Plan Funding; Contribution Rates and Amounts. All State-administered retirement plans are funded by a combination of funding sources: (1) contributions from the State for certain plans; (2) contributions from employers (including the State as employer and the Authority and other governmental employers); (3) contributions from employees; and (4) investment returns. Retirement funds are invested by the Washington State Investment Board, a 15-member board created by the Legislature in 1981.

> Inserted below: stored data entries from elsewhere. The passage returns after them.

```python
def _ptr_array(descs):
# ... 397 lines not shown
            w = ctx.param("_final.weight", (1, K))
            bptr = ctx.param("_final.bias", (1,))
            fd = L.FinalDesc()
            fd.kind = L.OP_FINAL_FWD
            fd.B, fd.nseg = B, len(fsegs)
            fd.w, fd.bias, fd.logits = w, bptr, cp.logits.data_ptr()
            for q, (s, ts) in enumerate(fsegs):
                fd.seg[q], fd.width[q], fd.ld[q], fd.off[q], fd.tok_stride[q] = s.view.ptr, s.width, s.view.ld, s.koff, ts
            ctx.emit(fd)
            if cfg.use_final_sigmoid:
                raise NotImplementedError("use_final_sigmoid is never enabled by the reference CLIs")
            scheduled = self.level_schedule and cfg.fixed and B <= 256
            cp.fwd_levels = cp.bwd_levels = None
            cp.dead_forward = []
            if train:
                if not spec.moments or spec.table_kind:
                    self._ensure_table_state()
                self._build_training_tail(cp, ctx, w, bptr, fsegs, B, K, grad_scale)
            fwd_list = list(ctx.fwd)
            if self.dead_code_elimination and cfg.fixed:
                fwd_list, cp.dead_forward = S.eliminate_dead_forward(fwd_list, ctx.bwd if train else [])
            if scheduled:
                fwd_list = S.order_two_term_accumulates(fwd_list)
                fwd_descs, cp.fwd_levels = S.pack(fwd_list)
                self._resident_worklists(cp, fwd_descs)
            else:
                fwd_descs = fwd_list
            cp.fwd = Program(fwd_descs)
            cp.used_params = list(ctx.used_params)
            if train:
                bd, pre = cp.bce, cp._pre
                fi = next(i for i, dsc in enumerate(ctx.bwd) if isinstance(dsc, L.FinalDesc))
                plain = ctx.bwd[fi]
                assert plain.kind == L.OP_FINAL_BWD
                fused = L.FinalDesc.from_buffer_copy(plain)
                fused.logits, fused.y, fused.loss, fused.dlogits_out = cp.logits.data_ptr(), cp.y.data_ptr(), cp.loss.data_ptr(), cp.dlogits.data_ptr()
                fused.grad_scale = bd.grad_scale
                cp.bce = bd
                bwd_descs = pre[1:] + ctx.bwd[:fi] + [fused] + ctx.bwd[fi + 1:]
                odescs = []
                cp.ids_on_stage = False
                if local_optimizer:
                    odescs = self._optimizer_descs(cp.tail, B, cp.cat_x, sbuf.grad_tensor() if (sbuf.grad_written and not self.host_embedding)
                                                   else None, clip, eps)
                cp.decay0 = cp.tail.decay0 if (local_optimizer and spec.dwd) else None
                ids_in_program = []
                ids = cp.tail.dedup_ids
# ... 5 lines not shown
                        cp.ids_on_stage = True
                    else:
                        odescs = [ids] + odescs
                cp.fb = None
                if scheduled:
                    jf, jb = self._fuse_final(fwd_list, bwd_descs, fused) if _FUSE_FINAL else (fwd_list, bwd_descs)
                    jf, jb = self._fuse_head(jf, jb)
                    fb_descs = None
                    cp.persistent = False
                    cp.level_tuning = None
                    if persist:
                        try:
                            if spec.ema:
                                raise S.PersistRefused("a weight-EMA plan keeps the default launches")
                            fb_descs, cp.fb_levels = S.pack_persistent(
                                ids_in_program + jf + jb, lambda nb: torch.empty(max(int(nb), 16), dtype=torch.uint8, device=self.device),
                                arena.ranges, alloc=ctx.alloc)
                            cp.persistent = True
                            self._persist_errs += [d.err_tensor for d in fb_descs if isinstance(d, L.PersistDesc)]
                        except S.PersistRefused as e:
                            import warnings
                            warnings.warn("persistent step refused (%s): one launch per level instead" % (e,))
                    if fb_descs is None:
                        fb_descs, cp.fb_levels = S.pack(ids_in_program + jf + jb, alloc=ctx.alloc)
                        if _WL_TUNE and S.BALANCE:
                            fb_descs, cp.level_tuning = self._tune_levels(ids_in_program + jf + jb, ctx.alloc, fb_descs)
                    self._resident_worklists(cp, fb_descs)
                    cp.fb = Program(fb_descs)
                    bwd_descs, cp.bwd_levels = S.pack(bwd_descs)
                    self._resident_worklists(cp, bwd_descs)
                cp.bwd = Program(bwd_descs)
                cp.bwd_tail_start = len(pre) - 1 + ctx.bwd_tail_start
                cp.bwd_marks = [(b, len(pre) - 1 + idx) for b, idx in ctx.block_marks]
                cp.bwd_core = Program(pre[1:] + ctx.bwd)
                last = L.FinalDesc.from_buffer_copy(plain)
                for q in range(L.MAX_SEGS):
                    last.dseg[q] = None
                tail = [ctx.bwd[fi + 1]] if plain.nsplit > 1 else []
                cp.bwd_final_only = Program(pre[1:] + [last] + tail)
                cp.opt = Program(odescs)
                if graph:
                    cp.step = Program((cp.fb.descs if cp.fb is not None else cp.fwd.descs + cp.bwd.descs) + cp.opt.descs)
                    cp.step.capture(self.stream.cuda_stream)
            elif graph:
                cp.fwd.capture(self.stream.cuda_stream)
        cp.bf16_launches = P.bf16_launches(cp.fwd.descs) + (P.bf16_launches(cp.bwd.descs) if train else 0)
        cp.bf16_token_launches = P.bf16_token_launches(cp.fwd.descs) + (P.bf16_token_launches(cp.bwd.descs) if train else 0)
        if graph or arena is None or cfg.fixed:
            self.stream.synchronize()
        self._plans[key] = cp
        self._last_plan = (fast, choice, cp)
        return cp
# ... 1022 lines not shown
```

The Authority contributed $2,860,091 to PERS for plan year 2015 (July, 2014-June, 2015) and contributed $2,750,920 to PERS for plan year 2014 (July, 2013-June, 2014) for all of the Authority’s employees that are covered under PERS, representing 8.72% and 8.87% of covered payroll, respectively. See Appendix B – “AUTHORITY’S COMPREHENSIVE ANNUAL FINANCIAL REPORT FOR THE FISCAL YEAR ENDED DECEMBER 31, 2015 – Notes to Basic Financial Statements – Note (9)” for a description of the PERS pension plan.
Under State statute, contribution rates are adopted by the Pension Funding Council (“PFC”) in even-numbered years for the next ensuing State biennium. The rate-setting process begins with an actuarial valuation by the OSA, which makes non-binding recommendations to the Select Committee on Pension Policy, which then recommends contribution rates to the PFC. No later than the end of July in even-numbered years, the PFC adopts contribution rates, which are subject to revision by the Legislature. The following table outlines the current contribution rates of employers and employees under PERS effective as of July 1, 2015.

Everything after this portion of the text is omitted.